# Tmorrow is the day...



## colpa110 (Jul 5, 2011)

Hi all
.... is the day I pick up the pup with no name. We have approx a three hour
drive home with the pup. Not sure whether to put her in a crate for the journey home on on a blanket on a lap... seems quite a divide on the subject!


----------



## lady amanda (Nov 26, 2010)

Blanket on the lap, she/he will be more comfortable and feel more secure, it may be the first long journey in the car, and it will help with bonding. 
Good Luck I am sure you are so excited....and Maybe in the 3 hrs home puppy will get it's name.


----------



## wilfiboy (Sep 18, 2010)

Ooo great stuff, enjoy your day... I'd just go with the blanket, you wont be able to resist the cuddle and your pup will feel safe, giving you the 3 hours drive home to decide on a name lol x


----------



## wilfiboy (Sep 18, 2010)

I think we were posting at the same time Amanda ... well its 5.15 here and I'm off out for my tea soon where as you'll just be thinking about lunch !!!!!!!


----------



## JoJo (Mar 2, 2011)

How exciting .. remember we will want to see lots of pics of No Name settled in at home


----------



## mandym (Jun 5, 2011)

Ooooooooh how exciting.,remember plenty of piccies when you get back,cant wait


----------



## dogtastic (Jun 12, 2011)

Yay, you must be fizzing with excitement :jumping: Hope journey goes well and can't wait to hear all about No Name's adventures in new home. Best wishes, Karen.


----------



## lady amanda (Nov 26, 2010)

wilfiboy said:


> I think we were posting at the same time Amanda ... well its 5.15 here and I'm off out for my tea soon where as you'll just be thinking about lunch !!!!!!!


lol yup, just had lunch!


----------



## Sarette (Mar 21, 2011)

Oh how exciting! I'm sure someone said you should take a towel as they are more absorbent than a blanket, and some baby wipes?

Let us know how it goes!


----------



## Nadhak (Jun 4, 2011)

On your lap - lots of cuddles needed - our breeder told us to when we picked up Treacle!
On No Names' name - what about an anagram of No Name?
that should keep you busy tonight!
lol
Enjoy your exciting day tomorrow


----------



## ali-s.j. (Jun 6, 2011)

Or nearly No Name - Naomi


----------



## MillieDog (Jun 1, 2011)

Manneo :laugh:


----------



## colpa110 (Jul 5, 2011)

Wow, such imaginations - defo lost my creative streak somewhere along the way!!. Yes I am very excited ( probably more than a man of my age should be)
Think I will take the crate along with me and see how it goes...
Thanks for the goodluck wishes and suggestions, will update tomorrow.


----------



## wendy diane (May 21, 2011)

We are picking up our Little FLo tomorrow too!! Have packed her bag and not sure how we are going to sleep tonight!! We plan to leave at 7:00 ish to get to Ludlow at 9 ish!! Yay!

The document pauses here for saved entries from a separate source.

# kulaginds/lzma

Measured on AMD Instinct MI355X. Metric: decompressed GiB/s (aggregate batch), higher is better.
Workload: dtype u8

## Files before the change

lzma_amd/build.py:

```python
import os
import subprocess
import sys

HERE = os.path.dirname(os.path.abspath(__file__))
CSRC = os.path.join(HERE, "csrc")
SO = os.path.join(HERE, "libxlz.so")
SOURCES = ["xlz_kernel.hip", "xlz_host.hip", "xlz_xz.hip", "xlz_7z.hip", "xlz_check_dev.hip", "xlz_filter_dev.hip", "xlz_sha256_dev.hip"]
HEADERS = ["xlz_format.h", "xlz_check.h", "xlz_check_dev.h", "xlz_check_host.h", "xlz_filter_dev.h", "xlz_sha256_dev.h", "xlz_fastpath.inc", "xlz_fastpath_pb2.inc", "xlz_fastpath_pb2_br.inc", os.path.join("..", "..", "include", "xlz.h")]
ARCH = "gfx950"


KERNEL_FILES = ["xlz_kernel.hip", "xlz_fastpath.inc", "xlz_fastpath_pb2.inc", "xlz_fastpath_pb2_br.inc", "xlz_format.h"]


def source_id(files=None):
    import hashlib
    h = hashlib.sha256()
    for f in sorted(files or (SOURCES + HEADERS)):
        with open(os.path.join(CSRC, f), "rb") as fh:
            h.update(f.encode() + b"\0" + fh.read())
    return h.hexdigest()[:12]


def _stale():
    if not os.path.exists(SO):
        return True
    t = os.path.getmtime(SO)
    deps = [os.path.join(CSRC, f) for f in SOURCES + HEADERS] + [os.path.abspath(__file__)]
    return any(os.path.getmtime(d) > t for d in deps)


def build(force=False, verbose=False, extra_flags=(), out=None):
    if out is None and os.environ.get("XLZ_SO"):
        print("lzma_amd.build: XLZ_SO is set, not building: %s" % os.environ["XLZ_SO"], file=sys.stderr)
        return os.environ["XLZ_SO"]
    if out is None and not force and not _stale():
        return SO
    hipcc = os.environ.get("HIPCC", "/opt/rocm/bin/hipcc")
    cmd = [hipcc, "--offload-arch=" + ARCH, "-O3", "-std=c++17", "-fPIC", "-shared",
           "-fgpu-rdc" if False else "-fno-gpu-rdc", "-Wall", "-Wno-unused-function",
           "-I", os.path.join(HERE, "..", "include"), '-DXLZ_BUILD_ID="%s"' % source_id(), '-DXLZ_KERNEL_ID="%s"' % source_id(KERNEL_FILES)]
    cmd += list(extra_flags)
    cmd += [os.path.join(CSRC, f) for f in SOURCES]
    cmd += ["-o", out or SO]
    if verbose:
        print(" ".join(cmd), file=sys.stderr)
    subprocess.check_call(cmd)
    return out or SO


if __name__ == "__main__":
    build(force="--force" in sys.argv, verbose=True)
    print(SO)
```

lzma_amd/csrc/xlz_host.hip:

```cpp
#include <hip/hip_runtime.h>

#include <algorithm>
#include <atomic>
#include <chrono>
#include <condition_variable>
#include <cstdio>
#include <deque>
#include <functional>
#include <memory>
#include <thread>
#include <cstdlib>
#include <cstring>
#include <mutex>
#include <new>
#include <numeric>
#include <vector>

#include "../../include/xlz.h"
#include "xlz_format.h"
#include "xlz_check.h"
#include "xlz_check_dev.h"
#include "xlz_check_host.h"
#include "xlz_sha256_dev.h"
#include "xlz_filter_dev.h"

using namespace xlz;

namespace {

constexpr uint32_t kLzmaDicMin = 1u << 12;
constexpr uint64_t kUnknownSize = ~(uint64_t)0;
constexpr uint64_t kMaxUnitBytes = 0xFFFF0000ull;
constexpr size_t kArenaAlign = 256;
constexpr size_t kStoredUnitBytes = 256 * 1024;
constexpr size_t kArenaTailPad = 1024;
constexpr size_t kOutTailPad = 64;
constexpr uint32_t kWideGrid = 32;
constexpr int XLZ_ERR_NO_MEMORY_INTERNAL = -1000;
constexpr uint64_t kSlicedCallBytes = 256ull << 20;
constexpr uint64_t kSliceBytes = 128ull << 20;
constexpr uint64_t kMaxSlices = 8;
constexpr uint32_t kCoreOverWave = 16;
static inline uint32_t head_frac_for(uint32_t slices) { return slices >= 2 ? (uint32_t)(65536ull * 3 / (2 * slices)) : 0; }
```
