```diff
@@ -389,14 +374,50 @@
             }
             }
         };
-        if constexpr (DENSE) {
-            epilogue(std::true_type{});
-        } else {
-            if (full) epilogue(std::true_type{});
-            else epilogue(std::false_type{});
+        bias_init();
+        bfr[0] = *reinterpret_cast<const bf16x8_t*>(bsrc);
+#pragma unroll
+        for (int h = 0; h < 2; ++h) {
+#pragma unroll
+            for (int ks = 0; ks < 4; ++ks) {
+                __builtin_amdgcn_sched_barrier(0);
+                if (ks + 1 < 4) bfr[(ks + 1) & 1] = *reinterpret_cast<const bf16x8_t*>(bsrc + 16 * h * OROW1 + (ks + 1) * 32);
+                else if (h == 0) bfr[0] = *reinterpret_cast<const bf16x8_t*>(bsrc + 16 * OROW1);
+                __builtin_amdgcn_sched_barrier(0);
+#pragma unroll
+                for (int t = 0; t < 8; ++t) {
+                    if (t == 0) asm volatile("s_nop 1");
+                    if constexpr (!(NAF_C1_ABL & 2))
+                        asm volatile("v_mfma_f32_16x16x32_bf16 %0, %1, %2, %0" : "+v"(acc[t]) : "a"(wreg[t * 4 + ks]), "v"(bfr[ks & 1]));
+                    else asm volatile("" : "+v"(acc[t]) : "a"(wreg[t * 4 + ks]), "v"(bfr[ks & 1]));
+                }
+            }
+            __builtin_amdgcn_sched_barrier(0);
+            if constexpr (!(NAF_C1_ABL & 2)) asm volatile("s_nop 15" : "+v"(acc[0]), "+v"(acc[1]), "+v"(acc[2]), "+v"(acc[3]), "+v"(acc[4]), "+v"(acc[5]), "+v"(acc[6]), "+v"(acc[7]));
+            __builtin_amdgcn_sched_barrier(0);
+            C1_T(3);
+            if constexpr (DENSE) {
+                epilogue(std::true_type{}, h);
+            } else {
+                if (full) epilogue(std::true_type{}, h);
+                else epilogue(std::false_type{}, h);
+            }
+            if constexpr (DENSE) {
+                store_half(std::true_type{}, h);
+            } else {
+                if (full) store_half(std::true_type{}, h);
+                else store_half(std::false_type{}, h);
+            }
+            if (h == 0) bias_init();
         }
         if constexpr (POOL) {
-            bf16x8_t pay;
+            bf16x8_t pax, pay;
+            {
+                int pl_ = pli;
+                asm volatile("" : "+v"(pl_));
+#pragma unroll
+                for (int i = 0; i < 8; ++i) pax[i] = (bf16_t)((8 * (pG & 1) + i == pl_) ? 1.0f : 0.0f);
+            }
             {
                 const bf16_t one = (bf16_t)(((2 * gi + (pG >> 1)) == pli) ? 1.0f : 0.0f);
 #pragma unroll
@@ -412,6 +433,18 @@
             }
             if (gi == 7) {
                 const int cy = g / p.cw, cx = g - cy * p.cw;
+                float ptab[16];
+                {
+                    const float* ty = p.tab_y + (int64_t)(cy * 16 + 4 * pG) * 32 + pli;
+                    const float* tx = p.tab_x + (int64_t)(cx * 16 + 4 * pG) * 32 + pli;
+#pragma unroll
+                    for (int i = 0; i < 4; ++i) {
+                        ptab[i] = ty[i * 32];
+                        ptab[4 + i] = ty[i * 32 + 16];
+                        ptab[8 + i] = tx[i * 32];
+                        ptab[12 + i] = tx[i * 32 + 16];
+                    }
+                }
                 bf16_t* kc = p.kout + b * p.kst[0] + (int64_t)cy * p.kst[1] + (int64_t)cx * p.kst[2];
 #pragma unroll
                 for (int hh = 0; hh < 2; ++hh) {
@@ -445,7 +478,7 @@
     }
 
     if constexpr (IMG) asm volatile("; conv1x1 loop drained" ::"v"(sv[0]), "v"(sv[1]));
-    else asm volatile("; conv1x1 loop drained" ::"v"(raw[0]), "v"(raw[1]), "v"(raw[2]), "v"(raw[3]), "v"(raw[4]), "v"(raw[5]), "v"(raw[6]), "v"(raw[7]));
+    else if constexpr (DENSE) asm volatile("; conv1x1 loop drained" ::"v"(raw[0]), "v"(raw[1]), "v"(raw[2]), "v"(raw[3]), "v"(raw[4]), "v"(raw[5]), "v"(raw[6]), "v"(raw[7]));
 #ifdef NAF_C1_TIMING
     if (lane == 0 && blockIdx.x < 512)
         for (int i = 0; i < 8; ++i) g_c1_tim[(blockIdx.x * NW1 + wave) * 8 + i] = tacc[i];
@@ -455,7 +488,7 @@
         float* red = reinterpret_cast<float*>(ot);
 #pragma unroll
         for (int gq = 0; gq < 8; ++gq) {
-            float a = s1p[gq][0] + s1p[gq][1], q = s2p[gq][0] + s2p[gq][1];
+            float a = s1[gq], q = s2[gq];
 #pragma unroll
             for (int o = 32; o > 0; o >>= 1) {
                 a += __shfl_xor(a, o);
@@ -492,7 +525,7 @@
     p.B = a->B; p.H = a->H; p.W = a->W; p.eps = a->eps;
     for (int i = 0; i < 3; ++i) { p.xs[i] = a->x_stride[i]; p.ys[i] = a->y_stride[i]; }
     p.groups_per_image = (int)(((int64_t)a->H * a->W + 31) / 32);
-    const size_t lds = (size_t)(C1 * WROW + NW1 * 32 * OROW1) * 2 + 4 * C1 * sizeof(float);
+    const size_t lds = (size_t)(NW1 * 32 * OROW1) * 2 + 4 * C1 * sizeof(float);
     const int64_t slots = (int64_t)naf_cu_count() * (NW1 <= 4 ? 2 : 1) * NW1;
     const int64_t total = (int64_t)p.groups_per_image * a->B;
     const int64_t gpw = (total + slots - 1) / slots;
```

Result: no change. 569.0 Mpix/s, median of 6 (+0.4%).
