+    typedef unsigned v2u __attribute__((ext_vector_type(2)));
+    const __amdgpu_buffer_rsrc_t csrd = __builtin_amdgcn_make_buffer_rsrc(
+        const_cast<double*>(C), 0, (int)((size_t)N * N * sizeof(double)), 0x00020000);
+    double af[KS];
+#pragma unroll
+    for (int ks = 0; ks < KS; ++ks) {
+        const int q = 4 * ks + lq;
+        const v2u v = __builtin_amdgcn_raw_buffer_load_b64(
+            csrd, (q < N && lr < M) ? (unsigned)((q * N + lr) * (int)sizeof(double)) : 0x7fffffffu, 0, 0);
+        af[ks] = __builtin_bit_cast(double, v);
+    }
+    auto load_half = [&](double (&bf)[PB][KS], int ty, int h0) {
+        const __amdgpu_buffer_rsrc_t jsrd = __builtin_amdgcn_make_buffer_rsrc(
+            const_cast<double*>(J + (size_t)ty * tri * 16), 0, (int)(tri * 16 * sizeof(double)), 0x00020000);
+#pragma unroll
+        for (int i = 0; i < PB; ++i) {
+            const int p = wave + NW * (h0 + i);
+            const int pc = p < N ? p : N - 1;
+            const int basep = pc * (2 * N - pc + 1) / 2 - pc;
+#pragma unroll
+            for (int ks = 0; ks < KS; ++ks) {
+                const int q = 4 * ks + lq < N ? 4 * ks + lq : N - 1;
+                const int t = q < pc ? q * (2 * N - q + 1) / 2 - q + pc : basep + q;
+                const v2u v = __builtin_amdgcn_raw_buffer_load_b64(
+                    jsrd, (unsigned)((t * 16 + lr) * (int)sizeof(double)), 0, 0);
+                bf[i][ks] = __builtin_bit_cast(double, v);
+            }
+        }
+    };
+    double* T3s = scr;
+    auto mfma_half = [&](const double (&bf)[PB][KS], int h0) {
+#pragma unroll
+        for (int i = 0; i < PB; ++i) {
+            if (h0 + i >= PW) continue;
+            const int p = wave + NW * (h0 + i);
+            d4 acc = d4{0.0, 0.0, 0.0, 0.0};
+#pragma unroll
+            for (int ks = 0; ks < KS; ++ks) acc = mfma_f64(af[ks], bf[i][ks], acc);
+            double* row = T3s + (size_t)(p < 4 * KS ? p : 0) * LDP + lr;
+#pragma unroll
+            for (int j = 0; j < 4; ++j) {
+                const int x = lq + 4 * j;
+                if (x < M && p < 4 * KS) row[x * 16] = p < N ? acc[j] : 0.0;
+            }
+        }
+    };
+    static_assert(2 * PB >= PW, "two halves cover the rows of a wave");
+    double bf[PB][KS];
+    load_half(bf, 0, 0);
+
+    for (int idx = tid; idx < N * M; idx += TAIL_THREADS) {
+        const int q = idx / M, x = idx - q * M;
+        Cl[idx] = C[(size_t)q * N + x];
+    }
+    for (int idx = tid; idx < N * N; idx += TAIL_THREADS) scr[idx] = Wpre[idx];
+    for (int idx = tid; idx < nrdm * na2; idx += TAIL_THREADS) gml[idx] = gamma[idx];
+    for (int idx = tid; idx < nrdm * na4; idx += TAIL_THREADS) Gml[idx] = Gamma[idx];
+    for (int idx = tid; idx < n_kappa; idx += TAIL_THREADS) {
+        krow[idx] = kap_row[idx];
+        kcol[idx] = kap_col[idx];
+    }
+    {
+        const int total = M * ncol;
+        int base = 0;
+        for (int i0 = 0; i0 < total; i0 += TAIL_THREADS) {
+            const int i = i0 + tid;
+            int x = 0, y = 0, z = 0;
+            bool need = false;
+            if (i < total) {
+                x = i / ncol;
+                tri_decode(i - x * ncol, M, y, z);
+                need = tail_needed(x, y, z, no);
+            }
+            const unsigned long long mask = __ballot(need);
+            const int below = __popcll(mask & ((1ull << lane) - 1ull));
+            if (lane == 0) wcnt[wave] = __popcll(mask);
+            __syncthreads();
+            int pre = base, all = 0;
+            for (int w = 0; w < NW; ++w) {
+                const int c = wcnt[w];
+                if (w < wave) pre += c;
+                all += c;
+            }
+            if (i < total) {
+                const int v = need ? pre + below : -1;
+                tab[(x * M + y) * M + z] = v;
+                tab[(x * M + z) * M + y] = v;
+            }
+            __syncthreads();
+            base += all;
+        }
+    }
+    for (int idx = tid; idx < N * M; idx += TAIL_THREADS) {
+        const int n = idx / M, x = idx - n * M;
+        double acc = 0.0;
+        for (int q = 0; q < N; ++q) acc += scr[(size_t)n * N + q] * Cl[q * M + x];
+        hn[idx] = acc;
+    }
+    __syncthreads();
+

Lots of photos of cockapoos and their first day at home tomorrow!!
Can't believe that the day has arrived. We are taking plastic sheet and cosy blanket for Flo! Lots of cuddles and kind words and I'm sure she will be fine, We will have to compare notes tomorrow! Hope you find a good name soon! Look forward to homecoming posts tomorrow!
Wendy and Little Flo xxx


----------



## JoJo (Mar 2, 2011)

Tomorrow is a very important day ...you will be well and truly Cockapoo'ed .... good times from now onwards xxxx Enjoy


----------



## wilfiboy (Sep 18, 2010)

Good luck everyone ... i was just coming back to this thread to say Naomi .... just to see Ive been beaten lol x


----------



## ali-s.j. (Jun 6, 2011)

Great minds think alike Karen 
Have a great day with Little Flo tomorrow Wendy, hope you manage some sleep. Not sure I will sleep either, so excited about going to JD to choose my pup, have to leave at 6, it'll take @ 5 1/2 hours


----------



## wilfiboy (Sep 18, 2010)

Are you going tomorrow Ali ? ... if so you'll be tossing and turning all night, do you find out tomorrow if you can have the one you've got your eye on or do you get to know later.... ooooh the anticipation, really hope it goes well... cant wait to see who ends up being your baby x x x x


----------



## ali-s.j. (Jun 6, 2011)

Hi Karen, yes, early start. I honestly have tossed and turned every night this week, we're off on hols tomorrow too, so I can catch up! I am so excited, I can't remember the last time I was this hyper. We're pretty high up on the list, so I'm likely to find out tomorrow. I have my eye on one pup in particular, but we'll see....
I'll post as soon as I can and let you know


----------



## wilfiboy (Sep 18, 2010)

I knew you'd posted that you had an idea. Have a safe journey a fabulous time puppy picking ( who would nt) and a great holiday, now go to bed, good luck and sweet dreams x


----------



## ali-s.j. (Jun 6, 2011)

Thanks Karen  just seen JD posting - holding out in case the video reappears!


----------



## Sarette (Mar 21, 2011)

Today is the day Ali!! Hope you have a fab time


----------